时奕风伸手按住口鼻,却无法阻止血液的快速流失。
他溺水般挣扎着呜咽了一声,就两眼发黑,直接倒在了洛伦兹的胸前。
洛伦兹立刻从触及基因进化的玄妙余韵中惊醒。
他看着眼前血流满面,奄奄一息的雄虫,心脏如同被冰锥刺穿,骤然停跳。
手指不受控制地颤抖着,用最原始的方式去探他的鼻息,按压颈部的动脉。
再小心翼翼地将人放平,侧耳贴上那染血的胸膛---
微弱却持续的心跳声传来,洛伦兹空白一片的脑海才缓缓回神。
幸好---
还活着。
无声地吐出一口气,巨大的后怕席卷全身,随即化作一丝无奈又心疼的喟叹:“呵!果然是不行,还不知死活。”

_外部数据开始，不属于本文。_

template <int BN, bool A_MN, bool B_MN, int kStages, bool kExt>
__global__ void __launch_bounds__(kThreads, 1)
cb_gemm_kernel(const __grid_constant__ CUtensorMap tmA, const __grid_constant__ CUtensorMap tmB,
               const __grid_constant__ GemmParams p) {
    using Cfg = TileCfg<BN, kStages>;
    using SCfg = StageCfg<BN>;
    extern __shared__ uint8_t smem_raw[];
    const uint32_t smem_base = (smem_u32(smem_raw) + 1023u) & ~1023u;
    float* stage = reinterpret_cast<float*>(smem_raw + (smem_base - smem_u32(smem_raw)));
    const uint32_t bar_base = smem_base + kStages * Cfg::kStageBytes;
    auto full_bar = [&](int s) { return bar_base + 8u * s; };
    auto empty_bar = [&](int s) { return bar_base + 8u * (kStages + s); };

    __shared__ long long s_grow[BM];
    __shared__ int s_brow[BM];
    __shared__ __align__(16) float s_bias[BN];
    const int warp = threadIdx.x >> 5;
    const int wg = __shfl_sync(0xffffffffu, warp >> 2, 0);
    if (p.dbg_mode == 3) { pdl_sync(); return; }
    unsigned long long* dbg = p.dbg ? p.dbg + 8ull * ((blockIdx.z * gridDim.y + blockIdx.y) * gridDim.x + blockIdx.x) : nullptr;
    if (dbg && threadIdx.x == 0) { dbg[0] = clock64(); dbg[7] = gtimer(); }
    const int n0 = blockIdx.x * BN;
    const int m_tile = blockIdx.y;
    const int sp = blockIdx.z % p.splits;
    const int bz = blockIdx.z / p.splits;
    const int zi = bz % p.batch_inner;
    const int zo = bz / p.batch_inner;

    int m0 = 0, ow0 = 0, oh0 = 0, img0 = 0;
    if (p.conv) {
        const int tw = m_tile % p.tiles_w;
        const int th = (m_tile / p.tiles_w) % p.tiles_h;
        const int ti = m_tile / (p.tiles_w * p.tiles_h);
        ow0 = tw * p.box_w;
        oh0 = th * p.box_h;
        img0 = ti * p.box_i;
    } else {
        m0 = m_tile * BM;
    }

    if (threadIdx.x == 0) {
        tma_prefetch_desc(&tmA);
        tma_prefetch_desc(&tmB);
        for (int s = 0; s < kStages; ++s) {
            mbar_init(full_bar(s), 1);
            mbar_init(empty_bar(s), 8);
        }
        mbar_fence_init();
        fence_proxy_async_smem();
    }
    __syncthreads();
    if (dbg && threadIdx.x == 0) dbg[1] = clock64();
    pdl_sync();

    const int kiters_all = p.dbg_mode == 1 ? 0 : p.taps * p.kchunks;
    const int it0 = sp * p.kiters_per_split;
    const int it1 = min(kiters_all, it0 + p.kiters_per_split);

    if (wg == 0) {
        if (threadIdx.x == 0) {
            int s = 0;
            uint32_t ph = 0;
            int tap = it0 / p.kchunks;
            int kc = it0 - tap * p.kchunks;
            int r = tap / p.kw;
            int sx = tap - r * p.kw;
            for (int it = it0; it < it1; ++it) {
                mbar_wait(empty_bar(s), ph ^ 1u);
                mbar_arrive_expect_tx(full_bar(s), p.a_bytes + p.b_bytes);
                const uint32_t a_dst = smem_base + s * Cfg::kStageBytes;
                const uint32_t b_dst = a_dst + Cfg::kABytes;
                const int tap_b = p.flip_taps ? (p.taps - 1 - tap) : tap;
                if (p.conv) {
                    tma_load_4d(a_dst, &tmA, full_bar(s), kc * BK, ow0 * p.stride + sx - p.pad_left,
                                oh0 * p.stride + r - p.pad_top, img0);
                } else if (A_MN) {
                    tma_load_4d(a_dst, &tmA, full_bar(s), m0, kc * BK, zi, zo);
                    tma_load_4d(a_dst + 8192, &tmA, full_bar(s), m0 + 64, kc * BK, zi, zo);
                } else {
                    tma_load_4d(a_dst, &tmA, full_bar(s), kc * BK, m0, zi, zo);
                }
                if (B_MN) {
#pragma unroll
                    for (int j = 0; j < BN / 64; ++j)
                        tma_load_4d(b_dst + j * 8192, &tmB, full_bar(s), n0 + j * 64,
                                    tap_b * p.b_tap_rows + kc * BK, zi, zo);
                } else {
                    tma_load_4d(b_dst, &tmB, full_bar(s), kc * BK, tap_b * p.b_tap_rows + n0, zi, zo);
                }
                if (++s == kStages) { s = 0; ph ^= 1u; }
                if (++kc == p.kchunks) {
                    kc = 0;
                    ++tap;
                    if (++sx == p.kw) { sx = 0; ++r; }
                }
            }
        }
        __syncwarp();
        const int r = threadIdx.x;
        long long grow;
        bool row_valid;
        if (p.conv) {
            const int per_img = p.box_h * p.box_w;
            const int bi = r / per_img;
            const int rem = r - bi * per_img;
            const int bh = rem / p.box_w;
            const int bw = rem - bh * p.box_w;
            const int img = img0 + bi, oh = oh0 + bh, ow = ow0 + bw;
            row_valid = (bi < p.box_i) && (img < p.img_n) && (oh < p.out_h) && (ow < p.out_w);
            grow = ((long long)img * p.out_h + oh) * p.out_w + ow;
        } else {
            grow = m0 + r;
            row_valid = grow < p.M;
        }
        s_grow[r] = row_valid ? grow : -1;
        if (p.bias) {
            const long long tile_row0 = p.conv ? (((long long)img0 * p.out_h + oh0) * p.out_w + ow0) : (long long)m0;
            const long long brow0 = p.bias_row_div > 0 ? tile_row0 / p.bias_row_div : 0;
            const long long brow = p.bias_row_div > 0 ? grow / p.bias_row_div : 0;
            s_brow[r] = brow == brow0 ? -1 : static_cast<int>(brow);
            const int ncols = min(BN, p.N - n0);
            for (int i = r; i < BN; i += 128) s_bias[i] = i < ncols ? p.bias[brow0 * p.ldbias + n0 + i] : 0.f;
        }
    } else {
        float acc[BN / 2];
#pragma unroll
        for (int i = 0; i < BN / 2; ++i) acc[i] = 0.f;
        const uint32_t a_half = static_cast<uint32_t>(wg - 1) * 8192u;
        const bool releaser = (threadIdx.x & 31) == 0;
        int s = 0, s_prev = 0;
        uint32_t ph = 0;
        int kc = it0 % p.kchunks;
        for (int it = it0; it < it1; ++it) {
            mbar_wait(full_bar(s), ph);
            if (dbg && it == it0 && threadIdx.x == 128) dbg[2] = clock64();
            const uint32_t a_src = smem_base + s * Cfg::kStageBytes + a_half;
            const uint32_t b_src = smem_base + s * Cfg::kStageBytes + Cfg::kABytes;
            const int ksteps = (kc == p.kchunks - 1) ? p.ksteps_last : (BK / 16);
            wgmma_fence_regs(acc);
            if (p.bf16) mma_kiter<BN, A_MN, B_MN, true>(acc, a_src, b_src, ksteps);
            else mma_kiter<BN, A_MN, B_MN, false>(acc, a_src, b_src, ksteps);
            wgmma_wait<1>();
            wgmma_fence_regs(acc);
            if (it > it0 && releaser) mbar_arrive(empty_bar(s_prev));
            s_prev = s;
            if (++s == kStages) { s = 0; ph ^= 1u; }
            if (++kc == p.kchunks) kc = 0;
        }
        wgmma_wait<0>();
        wgmma_fence_regs(acc);
        if (it1 > it0 && releaser) mbar_arrive(empty_bar(s_prev));
        if (dbg && threadIdx.x == 128) dbg[3] = clock64();
        named_bar(4, 256);
        const int l = threadIdx.x & 31, w = warp & 3;
        float* srow = stage + ((wg - 1) * 64 + w * 16 + (l >> 2)) * SCfg::kPitch + 2 * (l & 3);
#pragma unroll
        for (int j = 0; j < BN / 8; ++j) {
            *reinterpret_cast<float2*>(srow + 8 * j) = make_float2(acc[4 * j], acc[4 * j + 1]);
            *reinterpret_cast<float2*>(srow + 8 * SCfg::kPitch + 8 * j) = make_float2(acc[4 * j + 2], acc[4 * j + 3]);
        }
    }
    named_bar(2, kThreads);
    const int ncols_tile = min(BN, p.N - n0);
    if (p.splits > 1 && !p.cluster_sk && p.dbg_mode == 0) {
        const unsigned tile_id = (static_cast<unsigned>(bz) * gridDim.y + m_tile) * gridDim.x + blockIdx.x;
        if (!splitk_reduce_to_stage<BN>(p, tile_id, sp, stage, ncols_tile)) return;
    }
    if (p.dbg_mode == 1 || p.dbg_mode == 2) return;
    if (dbg && threadIdx.x == 64) dbg[4] = clock64();
    epilogue_units<BN, kExt>(p, stage, s_grow, s_brow, s_bias, n0, ncols_tile, zo, zi, sp, smem_base + SCfg::kBytes, dbg);
    if (dbg && threadIdx.x == 64) dbg[5] = clock64();
}

typedef CUresult (*EncodeTiledFn)(CUtensorMap*, CUtensorMapDataType, cuuint32_t, void*, const cuuint64_t*,
                                  const cuuint64_t*, const cuuint32_t*, const cuuint32_t*,
                                  CUtensorMapInterleave, CUtensorMapSwizzle, CUtensorMapL2promotion,
                                  CUtensorMapFloatOOBfill);

static EncodeTiledFn get_encode_fn() {
    static EncodeTiledFn fn = nullptr;
    static bool tried = false;
    if (!tried) {
        tried = true;
        void* p = nullptr;
        cudaDriverEntryPointQueryResult q;
        if (cudaGetDriverEntryPoint("cuTensorMapEncodeTiled", &p, cudaEnableDefault, &q) == cudaSuccess &&
            q == cudaDriverEntryPointSuccess) {
            fn = reinterpret_cast<EncodeTiledFn>(p);
        }
    }
    return fn;
}

int make_tmap(CUtensorMap* out, int dtype, int rank, const void* ptr, const uint64_t* dims,
              const uint64_t* strides_bytes , const uint32_t* box, const uint32_t* estr) {
    EncodeTiledFn fn = get_encode_fn();
    CB_REQUIRE(fn != nullptr, CB_ERR_DRIVER, "cuTensorMapEncodeTiled entry point unavailable");
    CB_REQUIRE((reinterpret_cast<uintptr_t>(ptr) & 15u) == 0, CB_ERR_ALIGN, "tensor base %p not 16B aligned", ptr);
    for (int i = 0; i < rank - 1; ++i)
        CB_REQUIRE((strides_bytes[i] & 15u) == 0, CB_ERR_ALIGN, "tensor stride[%d]=%llu bytes not multiple of 16", i,
                   (unsigned long long)strides_bytes[i]);
    CUtensorMapDataType dt = dtype == CB_F16 ? CU_TENSOR_MAP_DATA_TYPE_FLOAT16 : CU_TENSOR_MAP_DATA_TYPE_BFLOAT16;
    CUresult rc = fn(out, dt, (cuuint32_t)rank, const_cast<void*>(ptr), dims, strides_bytes, box, estr,
                     CU_TENSOR_MAP_INTERLEAVE_NONE, CU_TENSOR_MAP_SWIZZLE_128B, CU_TENSOR_MAP_L2_PROMOTION_L2_256B,
                     CU_TENSOR_MAP_FLOAT_OOB_FILL_NONE);
    CB_REQUIRE(rc == CUDA_SUCCESS, CB_ERR_DRIVER,
               "cuTensorMapEncodeTiled failed rc=%d rank=%d dims=[%llu,%llu,%llu,%llu] box=[%u,%u,%u,%u]", (int)rc,
               rank, (unsigned long long)dims[0], (unsigned long long)dims[1],
               (unsigned long long)(rank > 2 ? dims[2] : 0), (unsigned long long)(rank > 3 ? dims[3] : 0), box[0],
               box[1], rank > 2 ? box[2] : 0, rank > 3 ? box[3] : 0);
    return 0;
}

static inline bool needs_ext(const GemmParams& p) { return p.D2 != nullptr || p.act == CB_ACT_PRELU || p.glu; }

template <int BN, bool A_MN, bool B_MN, int kStages, bool kExt>
static int launch_se(const CUtensorMap& tA, const CUtensorMap& tB, const GemmParams& p, dim3 grid, cudaStream_t st) {
    using Cfg = TileCfg<BN, kStages>;
    static bool attr_done = false;
    auto kern = cb_gemm_kernel<BN, A_MN, B_MN, kStages, kExt>;
    if (!attr_done) {
        CB_CUDA(cudaFuncSetAttribute(kern, cudaFuncAttributeMaxDynamicSharedMemorySize, Cfg::kSmemBytes));
        attr_done = true;
    }
    if (p.cluster_sk) {
        const int S = p.splits;
        CB_REQUIRE(S >= 2 && S <= 16 && grid.z % S == 0, CB_ERR_ARG, "cb_gemm(cluster split-K): %d slices not in [2,16]", S);
        static bool np_done = false;
        if (S > 8 && !np_done) {
            CB_CUDA(cudaFuncSetAttribute(kern, cudaFuncAttributeNonPortableClusterSizeAllowed, 1));
            np_done = true;
        }
        CB_CUDA(launch_kernel_cluster(kern, grid, dim3(kThreads), dim3(1, 1, (unsigned)S), (size_t)Cfg::kSmemBytes, st, tA, tB, p));
        CB_CUDA(cudaGetLastError());
        count_launches(1);
        return 0;
    }
CB_LAUNCH((kern), grid, kThreads, Cfg::kSmemBytes, st, tA, tB, p);
    CB_CUDA(cudaGetLastError());
    count_launches(1);
    return 0;
}

template <int BN, bool A_MN, bool B_MN, int kStages>
static int launch_s(const CUtensorMap& tA, const CUtensorMap& tB, const GemmParams& p, dim3 grid, cudaStream_t st) {
    return needs_ext(p) ? launch_se<BN, A_MN, B_MN, kStages, true>(tA, tB, p, grid, st)
                        : launch_se<BN, A_MN, B_MN, kStages, false>(tA, tB, p, grid, st);
}

static int ring_stages(int bn, const GemmParams& p, long long ctas) {
    if (bn == 256) return 4;
    static const int env_force = getenv("CB_GEMM_STAGES") ? atoi(getenv("CB_GEMM_STAGES")) : 0;
    const int force = p.force_stages ? p.force_stages : env_force;
    if (force == 3) return 3;
    if (force == 6 || ctas <= device_sm_count()) return 6;
    return 3;
}
static bool cluster_sk_fits(int bn, int splits, int stages) {
    const long long stage_bytes = ((long long)BM * (bn + 4) * 4 + 1023) / 1024 * 1024;
    const long long ring = (long long)stages * (BM * BK * 2 + bn * BK * 2);
    const long long gi = (bn / 8 + splits - 1) / splits;
    return stage_bytes + (long long)splits * gi * BM * 32 <= ring;
}

template <int BN, bool A_MN, bool B_MN>
static int launch(const CUtensorMap& tA, const CUtensorMap& tB, const GemmParams& p, dim3 grid, cudaStream_t st) {
    if constexpr (BN == 256) {
        return launch_s<BN, A_MN, B_MN, 4>(tA, tB, p, grid, st);
    } else {
        const long long ctas = (long long)grid.x * grid.y * grid.z;
        if (ring_stages(BN, p, ctas) == 6) return launch_s<BN, A_MN, B_MN, 6>(tA, tB, p, grid, st);
        return launch_s<BN, A_MN, B_MN, 3>(tA, tB, p, grid, st);
    }
}

static double tile_time_us(int bn, long long tiles, int kiters, int sms) {
    const double t_iter = (128.0 + bn) * 128.0 / 80e3;
    const long long waves = (tiles + sms - 1) / sms;
    return (double)waves * kiters * t_iter;
}

static int pick_bn(const cb_gemm_desc& d, int m_tiles, int kiters, bool requested = true) {
    const int N = d.N;
    const int sms = device_sm_count();
    int cands[3];
    int nc = 0;
    if (d.b_major == CB_MAJOR_MN) {
        if (N <= 64) return 64;
        cands[nc++] = 128;
        cands[nc++] = 64;
    } else {
        if (N <= 64) return 64;
        cands[nc++] = 160;
        cands[nc++] = 128;
        cands[nc++] = 64;
    }
    static const int env_bn = getenv("CB_GEMM_BN") ? atoi(getenv("CB_GEMM_BN")) : 0;
    const int force_bn = !requested ? 0 : (d.tile_n > 0 ? d.tile_n : env_bn);
    if (force_bn == 256 && N >= 256) return 256;
    for (int i = 0; i < nc; ++i)
        if (cands[i] == force_bn) return force_bn;
    int best = cands[0];
    double best_t = 1e30;
    for (int i = 0; i < nc; ++i) {
        const int bn = cands[i];
        const long long tiles = (long long)ceil_div(N, bn) * m_tiles * d.batch;
        double t = tile_time_us(bn, tiles, kiters, sms) + 0.02 * ceil_div(N, bn);
        if (t < best_t) { best_t = t; best = bn; }
    }
    return best;
}

}

using namespace cb;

他从次元空间,迅速翻找出一堆滋补躯体、温养精神、修复信息素的稀世奇珍。
根据最佳配比,撬开----------,一点点喂了进去。
等雄虫总算止血后,才松了一口气。
目光细细打量着雄虫那被血污浸染的苍白面容,停跳的心脏又擂鼓一般撞击起来。
每一次撞击都升腾起陌生而温软的暖流。(这里是形容心跳啊)
他像是受到蛊惑一般,俯身低头,伸出舌尖舔了舔还残留着信息素冷香的血渍---
甘甜在舌尖炸裂----
等他猛然回神时,雄虫身上的血迹-------干干净净,一丝不留。